I want to show that the set $\{e^{-x}: x > 0, x\in \mathbb{R}\}$ is neither open or closed rigourously. I have the idea intuitively which I will describe for each scenario below, but before that two definitions:
Defn 1): A set $A$ is said to be open if there exists an $\epsilon$ -neighbourhood around every point $x \in A$ s.t $B_{\epsilon}(x) \subset A$
Defn 2): A set $A$ is said to be closed if the set $A$ contains all of its limit points.
Proof Idea
i) not open:
If you draw the graph of $f(x) = e^{-x}$ you get the inverse exponential function. Now picking any point on this graph you can "see" that any $\epsilon$– neighbourhood around a point will contain points not in the set, in particular any point to the left or right of the point $x \in \{e^{-x}: x > 0, x\in \mathbb{R}\}$
ii) not closed:
This one I am a little bit more shakey on. The point $0$ is in the set if you take the limit as $x \rightarrow \infty$, but if you take $x \rightarrow 0$ you head towards $+\infty$. I'm not sure how to classify this. Since this set extends over all of $\mathbb{R}$ I want to include it, but from past readings I think it might not be the case.

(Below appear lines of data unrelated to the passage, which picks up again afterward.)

constexpr int MAX_SLOTS = 4;
constexpr int MAX_GROUPS = 4;
struct ws_slot {
// ... 248 lines not shown
    off = align_up(off + Wt * (M / 2 + 1) * xyz_bytes, 256);
    p.off_pfirst = off;
    off = align_up(off + Wt * p.T * zz_bytes, 256);
    p.off_plast = off;
    off = align_up(off + Wt * p.T * zz_bytes, 256);
    p.off_cont = off;
    off = align_up(off + Wt * p.T * 4, 256);
    p.G = G_req > 0 ? std::min(std::min(G_req, MAX_GROUPS), p.W) : 1;
    p.off_queue = off;
    p.queue_stride = align_up(fixup_queue_words((size_t)((p.W + p.G - 1) / p.G) * (size_t)batch * p.T) * 4, 256);
    off = off + p.queue_stride * p.G;
    p.off_partial = off;
    off = align_up(off + (size_t)MAX_GROUPS * xyz_bytes, 256);
    p.off_coarse = off;
    off = align_up(off + Wt * 1025 * 4, 256);
    p.off_big = off;
    p.big_stride = p.c <= 22 ? align_up(std::max(sort_geometry(n, p.c, p.W).big_words, big_words_min) * 4, 256) : 256;
    off += p.big_stride * (size_t)batch;
    p.off_cursor = off;
    off = align_up(off + Wt * 1024 * 4, 256);
    p.off_tmp_payload = off;
    off = align_up(off + Wt * p.list_stride * 4, 256);
    p.off_tmp_key = off;
    off = align_up(off + Wt * p.list_stride * 4, 256);
    p.off_endo = off;
    p.endo_stride = glv ? align_up((n / 2) * (size_t)vt->el_words * 2 * 4, 256) : 0;
    off += p.endo_stride * (size_t)batch;
    {
        static const int rc_env = getenv("AMDMSM_ROWCOL") ? atoi(getenv("AMDMSM_ROWCOL")) : 1;
        static const int rc_min_c = getenv("AMDMSM_ROWCOL_MIN_C") ? atoi(getenv("AMDMSM_ROWCOL_MIN_C")) : 10;
        static const int qr_env = getenv("AMDMSM_ROWCOL_QROW") ? atoi(getenv("AMDMSM_ROWCOL_QROW")) : 0;
        static const int qc_env = getenv("AMDMSM_ROWCOL_QCOL") ? atoi(getenv("AMDMSM_ROWCOL_QCOL")) : 0;
        p.rowcol = rc_env != 0 && p.c >= rc_min_c;
        const int h = p.c / 2;
        const size_t C = (size_t)1 << h, R = p.B >> h;
// ... 252 lines not shown
    if (rc) return fail(ctx, rc, "bad window_bits / segment_len");
    if (p.c > 22) return fail(ctx, AMDMSM_ERR_BAD_ARG, "window_bits > 22 is not available for a batch");
    const int slot_idx = (int)(ctx->next++ % (unsigned)ctx->depth);
    ws_slot &sl = ctx->slots[slot_idx];
    ctx->last_slot = slot_idx;
    if (sl.used) HIP_TRY(ctx, hipStreamWaitEvent(st, sl.done, 0));
    rc = ensure_ws(ctx, sl, p.total);
    if (rc) return rc;
    char *ws = (char *)sl.ws;
    const size_t zzw = (size_t)vt->bucket_words, xyzw = (size_t)vt->el_words * 3;
    const size_t Wt = (size_t)p.W * (size_t)k;
    uint32_t *counts = (uint32_t *)(ws + p.off_counts), *lists = (uint32_t *)(ws + p.off_lists);
    uint32_t *buckets = (uint32_t *)(ws + p.off_buckets);
    uint32_t *pfirst = (uint32_t *)(ws + p.off_pfirst), *plast = (uint32_t *)(ws + p.off_plast), *cont = (uint32_t *)(ws + p.off_cont);
    record(ctx, sl, 0, st);
    HIP_TRY(ctx, hipMemsetAsync(ws + p.off_coarse, 0, Wt * 1025 * 4, st));
    for (int j = 0; j < k; ++j) HIP_TRY(ctx, hipMemsetAsync(ws + p.off_big + (size_t)j * p.big_stride, 0, 16, st));
    HIP_TRY(ctx, hipMemsetAsync(buckets, 0, Wt * p.B * vt->bucket_words * 4, st));
    HIP_TRY(ctx, hipMemsetAsync(ws + p.off_queue, 0, 8, st));
    record(ctx, sl, 1, st);
    for (int j = 0; j < k; ++j) {
        const size_t w0 = (size_t)j * p.W;
        uint32_t *lists_j = lists + w0 * p.list_stride, *counts_j = counts + w0 * p.B;
        vt->sort(st, d_scalars[j], n, mont, p.c, p.W, (uint32_t *)(ws + p.off_coarse) + w0 * 1025,
                 (uint32_t *)(ws + p.off_cursor) + w0 * 1024, (int32_t *)lists_j,
                 (uint32_t *)(ws + p.off_tmp_payload) + w0 * p.list_stride, (uint32_t *)(ws + p.off_tmp_key) + w0 * p.list_stride,
                 counts_j, lists_j, p.list_stride, (uint32_t *)(ws + p.off_big + (size_t)j * p.big_stride), glv ? 2 : 0, nullptr);
        uint32_t *endo_j = glv ? (uint32_t *)(ws + p.off_endo + (size_t)j * p.endo_stride) : nullptr;
        if (glv) vt->endo_points(st, d_bases[j], n, endo_j);
        if (j == 0) record(ctx, sl, 2, st);
        vt->accumulate(st, counts_j, lists_j, p.list_stride, d_bases[j], buckets + w0 * p.B * zzw, pfirst + w0 * p.T * zzw,
// ... 79 lines not shown
        if (rc) return fail(ctx, rc, "bad window_bits / segment_len");
    }
    const int slot_idx = (int)(ctx->next++ % (unsigned)ctx->depth);
    ws_slot &sl = ctx->slots[slot_idx];
    ctx->last_slot = slot_idx;
    if (sl.used) HIP_TRY(ctx, hipStreamWaitEvent(st, sl.done, 0));
    rc = ensure_ws(ctx, sl, p.total);
    if (rc) return rc;
    char *ws = (char *)sl.ws;
    const size_t zzw = (size_t)vt->bucket_words;
    const size_t Wt = (size_t)p.W * (size_t)k;
    uint32_t *counts = (uint32_t *)(ws + p.off_counts), *lists = (uint32_t *)(ws + p.off_lists);
    uint32_t *buckets = (uint32_t *)(ws + p.off_buckets);
    uint32_t *pfirst = (uint32_t *)(ws + p.off_pfirst), *plast = (uint32_t *)(ws + p.off_plast), *cont = (uint32_t *)(ws + p.off_cont);
    record(ctx, sl, 0, st);
    HIP_TRY(ctx, hipMemsetAsync(ws + p.off_coarse, 0, Wt * 1025 * 4, st));
    for (int j = 0; j < k; ++j) HIP_TRY(ctx, hipMemsetAsync(ws + p.off_big + (size_t)j * p.big_stride, 0, 16, st));
    HIP_TRY(ctx, hipMemsetAsync(buckets, 0, Wt * p.B * vt->bucket_words * 4, st));
    HIP_TRY(ctx, hipMemsetAsync(ws + p.off_queue, 0, 8, st));
    record(ctx, sl, 1, st);
    bool first = true;
    for (int j = 0; j < k; ++j) {
        const size_t w0 = (size_t)j * p.W, n = it[j].n;
        uint32_t *lists_j = lists + w0 * p.list_stride, *counts_j = counts + w0 * p.B;
        if (n == 0) {
            HIP_TRY(ctx, hipMemsetAsync(counts_j, 0, (size_t)p.W * p.B * 4, st));
            HIP_TRY(ctx, hipMemsetAsync(cont + w0 * p.T, 0xff, (size_t)p.W * p.T * 4, st));
            continue;
        }
        uint32_t *coarse_j = (uint32_t *)(ws + p.off_coarse) + w0 * 1025, *cursor_j = (uint32_t *)(ws + p.off_cursor) + w0 * 1024;
        uint32_t *tmp_pay_j = (uint32_t *)(ws + p.off_tmp_payload) + w0 * p.list_stride;
// ... 298 lines not shown
                   uint32_t *num_buckets, size_t *workspace_bytes, int *endomorphism_used) {
    const group_vtable *vt = find_vt(curve, group);
    if (!vt) return AMDMSM_ERR_UNSUPPORTED;
    amdmsm_opts o = AMDMSM_OPTS_INIT;
    o.window_bits = window_bits;
    o.endomorphism = endomorphism;
    const bool glv = use_endomorphism(vt, n, &o, 0);
    plan_t p;
    const int rc = make_plan(vt, glv ? 2 * n : n, window_bits, 0, p, 0, 0, 0, glv);
    if (rc) return rc;
    if (c) *c = p.c;
    if (num_windows) *num_windows = p.W;
    if (num_buckets) *num_buckets = p.B;
    if (workspace_bytes) *workspace_bytes = p.total;
    if (endomorphism_used) *endomorphism_used = glv ? 1 : 0;
    return AMDMSM_OK;
}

My Problems: These are my ideas, so how would I make them rigourous? I can't think of anything more beyond this sort of paragraph form of explanation. Possibly I'm too caught up in wanting to use symbolic notation…
Best Answer
For not open, your proof does not work because you just have the points in $\Bbb R$, not the points $(x,f(x))$ in $\Bbb R^2$. Can you represent the set in a much simpler way? What is the range of the function? In fact the set is open.
For not closed, you want to find a limit point not in the set. $1$ works because of the restriction $x \gt 0$. Find a sequence in the set that converges to $1$.